Aim of the task => If a line in the records below holds the word "sidx", copy it.
━━━
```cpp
int launch(ceres_scene* s, uint32_t frames, const float* basis12, const float* sun, int mode, size_t W, size_t H,
           const ceres_tiling* tiling, float* d_pixels, uint8_t* d_rgb8, uint64_t* d_counters, hipStream_t stream,
           int32_t* d_rec_prim = nullptr, float* d_rec_tuv = nullptr, int8_t* d_rec_shadow = nullptr) {
    if (frames == 0 || frames > uint32_t(kMaxFrames))
        return set_error(CERES_EINVAL, "render: %u frames per batch (1..%d)", frames, kMaxFrames);
    if (!basis12 || !sun) return set_error(CERES_EINVAL, "render: null argument");
    ceres_tiling t{uint32_t(H), 0, 1};
    if (tiling) t = *tiling;
    if (t.world == 0 || t.rank >= t.world || t.row_block == 0) return set_error(CERES_EINVAL, "render: bad tiling");
    uint64_t primary = uint64_t(frames) * W * local_rows_of(H, t);
    if (t.bands && t.world > 1) {
        primary = 0;
        for (uint32_t f = 0; f < frames; ++f) {
            const size_t b = (t.rank + f) % t.world, top = b * size_t(t.row_block);
            primary += uint64_t(W) * (top < H ? std::min<size_t>(t.row_block, H - top) : 0);
        }
    }
    if (frames <= uint32_t(kFramesPerLaunch))
        return launch_chunk(s, frames, basis12, sun, mode, W, H, tiling, d_pixels, d_rgb8, d_counters, stream, d_rec_prim,
                            d_rec_tuv, d_rec_shadow, true, true, primary);
    const size_t fp = W * local_rows_of(H, t);
    const uint32_t n_launch = (frames + kFramesPerLaunch - 1) / kFramesPerLaunch;
    for (uint32_t c = 0, f0 = 0; c < n_launch; ++c) {
        const uint32_t n = frames / n_launch + (c < frames % n_launch ? 1u : 0u);
        const size_t o = size_t(f0) * fp;
        ceres_tiling tc = t;
        if (t.bands) tc.rank = (t.rank + f0) % t.world;
        if (int rc = launch_chunk(s, n, basis12 + 12 * size_t(f0), sun + 3 * size_t(f0), mode, W, H, &tc,
                                  d_pixels ? d_pixels + 3 * o : nullptr, d_rgb8 ? d_rgb8 + 3 * o : nullptr, d_counters,
// ... 788 lines not shown
```

Measured before the change: 47700 Mrays/s.

## Offload culled-tile zero fills to dedicated fill waves with coalesced vector stores

Tiles whose 8x8 footprint misses the root bounding box no longer write per-pixel zeros inside the trace loop. Extra workgroups are appended to the grid, optionally interleaved among tile groups through a magic-number stride. Each zeroes whole culled row runs with aligned 16-byte stores. The host disables culling when no tile would be culled, which adds a host-side pre-scan. Risks include extra grid blocks, duplicated indexing logic between host and device, and correctness subtleties in the pair-stash flush handling.

```diff
diff --git a/ceres-raytracer_amd/csrc/ceres_types.hpp b/ceres-raytracer_amd/csrc/ceres_types.hpp
--- a/ceres-raytracer_amd/csrc/ceres_types.hpp
+++ b/ceres-raytracer_amd/csrc/ceres_types.hpp
@@ -143,6 +143,7 @@
     float* rec_tuv;
     int8_t* rec_shadow;
     unsigned long long* wave_log;
+    uint32_t fill_stride, fill_magic;
 };
 static_assert(sizeof(KParams) <= 4096, "KParams must fit the 4 KB kernel-argument limit");
 
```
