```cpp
__device__ __forceinline__ u64 bk_rekey(const CtxJob& j, u64 el)
{
	const u32 key = ((u32)(el >> ELEM_CTX_SHIFT) * j.bk_mul) & j.bk_kmask;
	return (el & ((1ull << ELEM_CTX_SHIFT) - 1ull)) | ((u64)key << ELEM_CTX_SHIFT);
}
// ... 131 lines not shown
			}
		}
	}
	if (bad) atomicOr(&st[j.blk].err, (u32)DSRC_ERR_REF_UB);
	const u32 shift = 7 + lb;
#pragma unroll
	for (u32 k = 0; k < PART_ITEMS; ++k)
	{
		const u32 i = wbase + k * 64 + lane;
		const u32 d = ks[k] >> shift;
		const u32 sh = (d & 1u) * 16u;
		u32 old = 0;
		if (i < n) old = atomicAdd(&((u32*)s_cnt[wv])[d >> 1], 1u << sh);
		rk[k] = (old >> sh) & 0xFFFFu;
#ifdef DSRC_EMU_BUILD
		(void)__ballot(true);
#endif
	}
	__syncthreads();
	for (u32 d0 = 0, carry = 0; d0 < bins; d0 += PART_WG)
	{
		const u32 dd = d0 + threadIdx.x;
		u32 c[PART_WAVES], tot = 0;
#pragma unroll
		for (u32 w = 0; w < PART_WAVES; ++w) { c[w] = dd < bins ? s_cnt[w][dd] : 0u; tot += c[w]; }
		const u32 inc = wave_incl_scan_dpp(tot);
		if (lane == 63) s_ws[wv] = inc;
		__syncthreads();
		u32 run = carry + inc - tot;
		const u32 nws = (bins - d0 + 63) / 64 < PART_WAVES ? (bins - d0 + 63) / 64 : PART_WAVES;
		for (u32 i = 0; i < nws; ++i) { const u32 x = s_ws[i]; run += i < wv ? x : 0u; carry += x; }
		if (dd < bins)
		{
			bcnt[(u64)j.bk_cnt + (u64)blockIdx.x * bins + dd] = (u16)tot;
#pragma unroll
			for (u32 w = 0; w < PART_WAVES; ++w) { s_cnt[w][dd] = (u16)run; run += c[w]; }
		}
		if (d0 + PART_WG < bins) __syncthreads();
	}
	__syncthreads();
	const u32 lbmask = (1u << lb) - 1u;
	u32* dst = (u32*)(pool + j.elems) + tile;
	const u32 tile_n = n - tile < tile_elems ? n - tile : tile_elems;
	constexpr u32 PIECE = BK_BIN / PART_PASSES;
#pragma unroll
	for (u32 k = 0; k < PART_ITEMS; ++k) rk[k] += (u32)s_cnt[wv][ks[k] >> shift];
#pragma unroll
	for (u32 p = 0; p < PART_PASSES; ++p)
	{
#pragma unroll
		for (u32 k = 0; k < PART_ITEMS; ++k)
		{
			const u32 i = wbase + k * 64 + lane;
			const u32 at = rk[k] - p * PIECE;
			if (i < n && at < PIECE)
				s_tile[at] = (((ks[k] >> 7) & lbmask) << BK_EL_KEY_SHIFT) | ((ks[k] & 0x7Fu) << BK_EL_SYM_SHIFT) | (i & (BK_BIN - 1u));
		}
		__syncthreads();
		if (tile_n == tile_elems)
		{
#pragma unroll
			for (u32 k = 0; k < PIECE / 2 / PART_WG; ++k) ((u64*)(dst + p * PIECE))[k * PART_WG + threadIdx.x] = ((const u64*)s_tile)[k * PART_WG + threadIdx.x];
		}
		else for (u32 q = threadIdx.x; q < PIECE && p * PIECE + q < tile_n; q += PART_WG) dst[p * PIECE + q] = s_tile[q];
		if (p + 1 < PART_PASSES) __syncthreads();
	}
}
// ... 61 lines not shown
					if (l == G::L4 - 1) { const u32 p = row[2 * G::W64 + c]; sum = (p & 0xFFFFu) + (p >> 16); }
					else { const u64 o = r64[((1u << (2 * (l + 1))) - 1u) / 3u + c]; sum = ((u32)o & 0xFFFFu) + ((u32)o >> 16) + ((u32)(o >> 32) & 0xFFFFu) + (u32)(o >> 48); }
					v |= (u64)sum << (16 * q);
				}
			}
			r64[base + w] = v;
		}
	}
}

template <int N> __device__ __forceinline__ u64 md_code(u32* row, u32 sym)
{
	typedef MdRow<N> G;
	unsigned long long* r64 = (unsigned long long*)row;
	u32 cum = 0, tot = 0, f = 0;
#pragma unroll
	for (int l = 0; l < G::L4; ++l)
	{
		const u32 q = (sym >> (G::B - 2 * l - 2)) & 3u;
		const u32 wi = ((1u << (2 * l)) - 1u) / 3u + (l ? sym >> (G::B - 2 * l) : 0u);
		const u64 old = atomicAdd(&r64[wi], 2ull << (16 * q));
		const u64 below = old & ((1ull << (16 * q)) - 1ull);
		cum += ((u32)below & 0xFFFFu) + ((u32)below >> 16) + ((u32)(below >> 32) & 0xFFFFu);
		if (l == 0) tot = ((u32)old & 0xFFFFu) + ((u32)old >> 16) + ((u32)(old >> 32) & 0xFFFFu) + (u32)(old >> 48);
		f = (u32)(old >> (16 * q)) & 0xFFFFu;
	}
	if (G::R2)
	{
		const u32 old = atomicAdd(&row[2 * G::W64 + (sym >> 1)], (sym & 1u) ? (2u << 16) : 2u);
		cum += (sym & 1u) ? (old & 0xFFFFu) : 0u;
		f = (sym & 1u) ? (old >> 16) : (old & 0xFFFFu);
	}
	return (u64)f | ((u64)cum << 16) | ((u64)tot << 32);
}

__global__ void __launch_bounds__(256) k_binoff(const CtxJob* jobs, u16* bcnt, const u32* bk)
{
	const CtxJob j = jobs[blockIdx.y];
	const u32 bin = blockIdx.x;
	if (!j.bk_on || bk[j.jid] || (bin << BK_TB) >= j.n) return;
	const u32 bins = 1u << j.bk_hb;
	u16* row = bcnt + j.bk_cnt + (u64)bin * bins;
	u32 c[4], mine = 0;
#pragma unroll
	for (u32 k = 0; k < 4; ++k)
	{
		const u32 b = 4 * threadIdx.x + k;
		c[k] = b < bins ? (u32)row[b] : 0u;
		mine += c[k];
	}
	u32 tot;
	u32 run = block_excl_scan(mine, &tot);
#pragma unroll
	for (u32 k = 0; k < 4; ++k)
	{
		const u32 b = 4 * threadIdx.x + k;
		if (b < bins) row[b] = (u16)run;
		run += c[k];
	}
}

template <bool SMALL> struct MdMapT { typedef u8 T; static constexpr u32 NONE = 0xFFu, CLAIM = 0x80u; };
template <> struct MdMapT<false> { typedef u16 T; static constexpr u32 NONE = 0xFFFFu, CLAIM = 0x8000u; };

#ifndef MD_AHEAD
#define MD_AHEAD 3
#endif
#ifndef MD_ROTATE_ALL
#define MD_ROTATE_ALL 0
#endif
template <int N, int MAPBITS, int ROW_BYTES>
__global__ void __launch_bounds__(64 * MD_WAVES_FOR(ROW_BYTES)) k_model(const CtxJob* jobs, const u64* pool, RcPack* rec_pool, u32* bk, const u16* bcnt, RcPack* nowhere)
{
	constexpr u32 STRIDE = MdRow<N>::STRIDE;
	constexpr u32 ROWS = ROW_BYTES / (4 * STRIDE);
	constexpr u32 MD_WAVES = MD_WAVES_FOR(ROW_BYTES);
	typedef MdMapT<(ROWS <= 127)> Map;
	typedef typename Map::T map_t;
	__shared__ map_t s_map[MD_WAVES][1 << MAPBITS];
	__shared__ unsigned long long s_rows[MD_WAVES][ROW_BYTES / 8];
	__shared__ u16 s_off[MD_WAVES][BK_MAX_BINS];
	__shared__ u16 s_num[MD_WAVES][BK_MAX_BINS];
	__shared__ u8 s_head[MD_WAVES][64];
	constexpr u32 limit = (1u << 16) - 2u * N;
	const CtxJob j = jobs[blockIdx.y];
	const u32 w = wave_id(), lane = lane_id();
#ifndef MD_XCD_MAP
#define MD_XCD_MAP 1
#endif
	u32 bx = blockIdx.x;
	if (MD_XCD_MAP && gridDim.x % 8u == 0) bx = (((bx & 7u) + blockIdx.y) & 7u) * (gridDim.x >> 3) + (bx >> 3);
	const u32 bucket = bx * MD_WAVES + w;
// ... 256 lines not shown
```

dsrc_amd/csrc/k_parse.h:

```cpp
#pragma once
#include "k_common.h"

typedef u64 __attribute__((aligned(1))) u64_text;

__device__ __forceinline__ u32 byte_eq8(u64 w, u64 c_rep)
{
	const u64 x = w ^ c_rep;
	const u64 y = (((x & 0x7F7F7F7F7F7F7F7Full) + 0x7F7F7F7F7F7F7F7Full) | x) | 0x7F7F7F7F7F7F7F7Full;
	return (u32)((((~y) >> 7) * 0x0102040810204080ull) >> 56);
}

struct LineBits { u64 term, crlf; };

__device__ __forceinline__ LineBits classify64(const u8* p, u64 base, u64 size)
{
	LineBits r; r.term = 0; r.crlf = 0;
	if (base >= size) return r;
	u64 lf = 0, cr = 0;
	if (base + DSRC_LANE_BYTES <= size)
	{
#pragma unroll
		for (u32 k = 0; k < DSRC_LANE_BYTES / 8; ++k)
		{
			const u64 w = *(const u64_text*)(p + base + 8 * k);
			lf |= (u64)byte_eq8(w, 0x0A0A0A0A0A0A0A0Aull) << (8 * k);
			cr |= (u64)byte_eq8(w, 0x0D0D0D0D0D0D0D0Dull) << (8 * k);
		}
	}
	else
	{
		for (u32 k = 0; base + k < size; ++k)
		{
			const u8 c = p[base + k];
			if (c == '\n') lf |= 1ull << k;
			if (c == '\r') cr |= 1ull << k;
		}
	}
	const u64 n_valid = size - base;
	const u64 valid = n_valid >= 64 ? ~0ull : ((1ull << n_valid) - 1ull);
	const bool lf_next = base + DSRC_LANE_BYTES < size && p[base + DSRC_LANE_BYTES] == '\n';
	const bool cr_prev = base > 0 && p[base - 1] == '\r';
	const u64 lf_after = (lf >> 1) | (lf_next ? 1ull << 63 : 0ull);
	const u64 cr_before = (cr << 1) | (cr_prev ? 1ull : 0ull);
	r.term = (lf | (cr & ~lf_after)) & valid;
	r.crlf = (lf & cr_before) & valid;
	return r;
}

__global__ void __launch_bounds__(WG) k_count_lines(const u8* in, const BlkDesc* desc, BlkState* st, u32* tile_cnt, DsrcParams prm)
{
	__shared__ u32 s_tot[2];
	const u32 b = blockIdx.y, tile = blockIdx.x;
	const BlkDesc d = desc[b];
	if (tile >= d.n_tiles) return;
	if (threadIdx.x < 2) s_tot[threadIdx.x] = 0;
	__syncthreads();
	const LineBits lb = classify64(in + d.in_off, (u64)tile * DSRC_TILE_BYTES + (u64)threadIdx.x * DSRC_LANE_BYTES, d.in_size);
	const u32 cnt = wave_sum((u32)__popcll(lb.term)), crlf = wave_sum((u32)__popcll(lb.crlf));
	if (lane_id() == 0) { if (cnt) atomicAdd(&s_tot[0], cnt); if (crlf) atomicAdd(&s_tot[1], crlf); }
	__syncthreads();
	if (threadIdx.x == 0)
	{
		tile_cnt[(u64)b * prm.max_tiles + tile] = s_tot[0];
		atomicAdd(&st[b].n_term, s_tot[0]);
		if (s_tot[1]) atomicAdd(&st[b].n_crlf, s_tot[1]);
	}
}

__global__ void __launch_bounds__(WG) k_scan_tiles(const BlkDesc* desc, u32* tile_cnt, DsrcParams prm)
{
	const u32 b = blockIdx.x;
	const u32 n = desc[b].n_tiles;
	u32* t = tile_cnt + (u64)b * prm.max_tiles;
	u32 carry = 0;
	for (u32 base = 0; base < n; base += blockDim.x)
	{
		const u32 i = base + threadIdx.x;
		const u32 v = i < n ? t[i] : 0;
		u32 tot;
		const u32 ex = block_excl_scan(v, &tot);
		if (i < n) t[i] = carry + ex;
		carry += tot;
	}
}

__global__ void __launch_bounds__(WG) k_index_lines(const u8* in, const BlkDesc* desc, const u32* tile_base, u32* line_start, DsrcParams prm)
{
	const u32 b = blockIdx.y, tile = blockIdx.x;
	const BlkDesc d = desc[b];
	if (tile >= d.n_tiles) return;
	const u64 base = (u64)tile * DSRC_TILE_BYTES + (u64)threadIdx.x * DSRC_LANE_BYTES;
	const LineBits lb = classify64(in + d.in_off, base, d.in_size);
	u64 mask = lb.term;
	u32 total;
	u32 rank = block_excl_scan((u32)__popcll(mask), &total) + tile_base[(u64)b * prm.max_tiles + tile];
	u32* ls = line_start + d.line_base;
	if (tile == 0 && threadIdx.x == 0) ls[0] = 0;
	while (mask)
	{
		const u32 k = (u32)__ffsll((long long)mask) - 1;
		mask &= mask - 1;
		ls[++rank] = (u32)(base + k + 1) | ((u32)((lb.crlf >> k) & 1ull) << 31);
	}
}

struct RecPools
{
	u32* title_off; u32* seq_off; u32* qual_off;
	u16* title_len; u16* len;
	u16* kept; u16* trunc;
	u32* q_off; u32* d_off;
};

#define LS_POS(x) ((x) & 0x7FFFFFFFu)
__device__ __forceinline__ void line_extent(const u32* ls, u32 n_term, u32 size, u32 i, u32* start, u32* len)
{
	if (i > n_term) { *start = size; *len = 0; return; }
	const u32 s = LS_POS(ls[i]);
	*start = s;
	if (i == n_term) { *len = size - s; return; }
	const u32 nx = ls[i + 1];
	const u32 e = LS_POS(nx) - 1 - (nx >> 31);
	*len = e - s;
}

// ... 87 lines not shown
}
__device__ __forceinline__ void dna_index_table(u8* lut) { for (u32 i = threadIdx.x; i < 256; i += blockDim.x) lut[i] = (u8)dna_index(i); }
__device__ __forceinline__ u32 transform_base_s(u32 s, u32 qual, u32 qoff, u32 lossy, u32* sidx, bool* keep)
{
	*sidx = s;
	u32 q;
	if (!lossy)
	{
		q = (qual - qoff) & 255u;
		if (s > 3 && q < 7) { q = (q + 128u + ((s - 2u) << 3) - 16u) & 255u; *keep = false; }
		else *keep = true;
	}
	else
	{
		q = lossy_bin((qual - qoff) & 255u);
		if (s >= 4) { q = 0; *keep = false; }
		else { if (q == 0) q = 1; *keep = true; }
	}
	return q;
}

__device__ __forceinline__ u32 block_rec_count(const BlkState& S, const BlkDesc& d)
{
	u32 n_cand = (S.n_term + 1 + 3) / 4;
	if (n_cand > d.rec_cap) n_cand = d.rec_cap;
	return S.first_bad < n_cand ? S.first_bad : n_cand;
}

__global__ void __launch_bounds__(64) k_rec_count(const BlkDesc* desc, BlkState* st, u32 n_blocks)
{
	const u32 b = blockIdx.x * blockDim.x + threadIdx.x;
	if (b < n_blocks) st[b].n_recs = block_rec_count(st[b], desc[b]);
}

__device__ __forceinline__ u32 cs_state(u32 c) { return c == 'C' ? 1u : c == 'G' ? 2u : c == 'T' ? 3u : 0u; }

__global__ void __launch_bounds__(WG) k_cs_decode(u8* in, const BlkDesc* desc, BlkState* st, RecPools rp)
{
	const u32 b = blockIdx.y;
	const BlkDesc d = desc[b];
	u8* p = in + d.in_off;
	const u32 n_recs = st[b].n_recs;
	const u32 lane = lane_id();
	const u32 waves_total = gridDim.x * (blockDim.x >> 6);
	for (u32 r = blockIdx.x * (blockDim.x >> 6) + wave_id(); r < n_recs; r += waves_total)
	{
		const u64 g = (u64)d.rec_base + r;
		const u32 len = rp.len[g], so = rp.seq_off[g];
		if (len == 0) continue;
		if (lane == 0 && p[so] != p[rp.seq_off[d.rec_base]]) atomicOr(&st[b].cs_varbegin, 1u);
		u32 state = cs_state(p[so]);
		bool bad = false;
		for (u32 j0 = 0; j0 < len; j0 += 64)
		{
			const u32 j = j0 + lane;
			const bool in_r = j < len && j >= 1;
			const u32 c = in_r ? (u32)p[so + j] - '.' : 0u;
			if (c > 5) bad = true;
			const u32 col = (in_r && c >= 2 && c <= 5) ? c - 2 : 0u;
			const u64 m0 = __ballot((col & 1u) != 0), m1 = __ballot((col & 2u) != 0);
			const u64 le = lanemask_lt() | (1ull << lane);
			const u32 mine = state ^ ((u32)__popcll(m0 & le) & 1u) ^ (((u32)__popcll(m1 & le) & 1u) << 1);
			if (in_r) p[so + j] = c < 2 ? (u8)'N' : (u8)"ACGT"[mine];
			state ^= ((u32)__popcll(m0) & 1u) ^ (((u32)__popcll(m1) & 1u) << 1);
		}
		if (bad) atomicOr(&st[b].err, (u32)DSRC_ERR_BAD_BASE);
// ... 269 lines not shown
```

Before: 65760.

## Cache line-terminator maps, fold bin-offset scan into partition, shrink prep workgroups

```diff
diff --git a/dsrc_amd/csrc/dsrc_gpu.hip b/dsrc_amd/csrc/dsrc_gpu.hip
--- a/dsrc_amd/csrc/dsrc_gpu.hip
+++ b/dsrc_amd/csrc/dsrc_gpu.hip
@@ -224,7 +224,8 @@
 	for (u32 i = 0; i < n; ++i) { tot += (size_t)sizes[i] + 4096; mx = std::max(mx, (size_t)sizes[i]); }
 	const size_t sort_slice = std::min(tot * 14, slice_budget(tot) + mx * 16);
 	const size_t copy = (h->set.tag_preserve_flags || h->ds.color_space || !h->rec_pending.empty()) ? tot + (1u << 20) : 0;
-	return tot * (h->rc_caps_worst ? 18 : 15) / 2 + (rc ? sort_slice : 0) + (size_t)n * (1u << 20) + (16u << 20) + copy;
+	const size_t term_maps = (size_t)n * ((mx + DSRC_TILE_BYTES - 1) / DSRC_TILE_BYTES) * (DSRC_TILE_BYTES / 8);
+	return tot * (h->rc_caps_worst ? 18 : 15) / 2 + (rc ? sort_slice : 0) + (size_t)n * (1u << 20) + (16u << 20) + copy + term_maps;
 }
 size_t estimate_decode_arena(const dsrcgpu_handle* h, u32 n, const u64* sizes, bool own_text);
 
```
━━━
Task result =>
__device__ __forceinline__ u32 transform_base_s(u32 s, u32 qual, u32 qoff, u32 lossy, u32* sidx, bool* keep)
	*sidx = s;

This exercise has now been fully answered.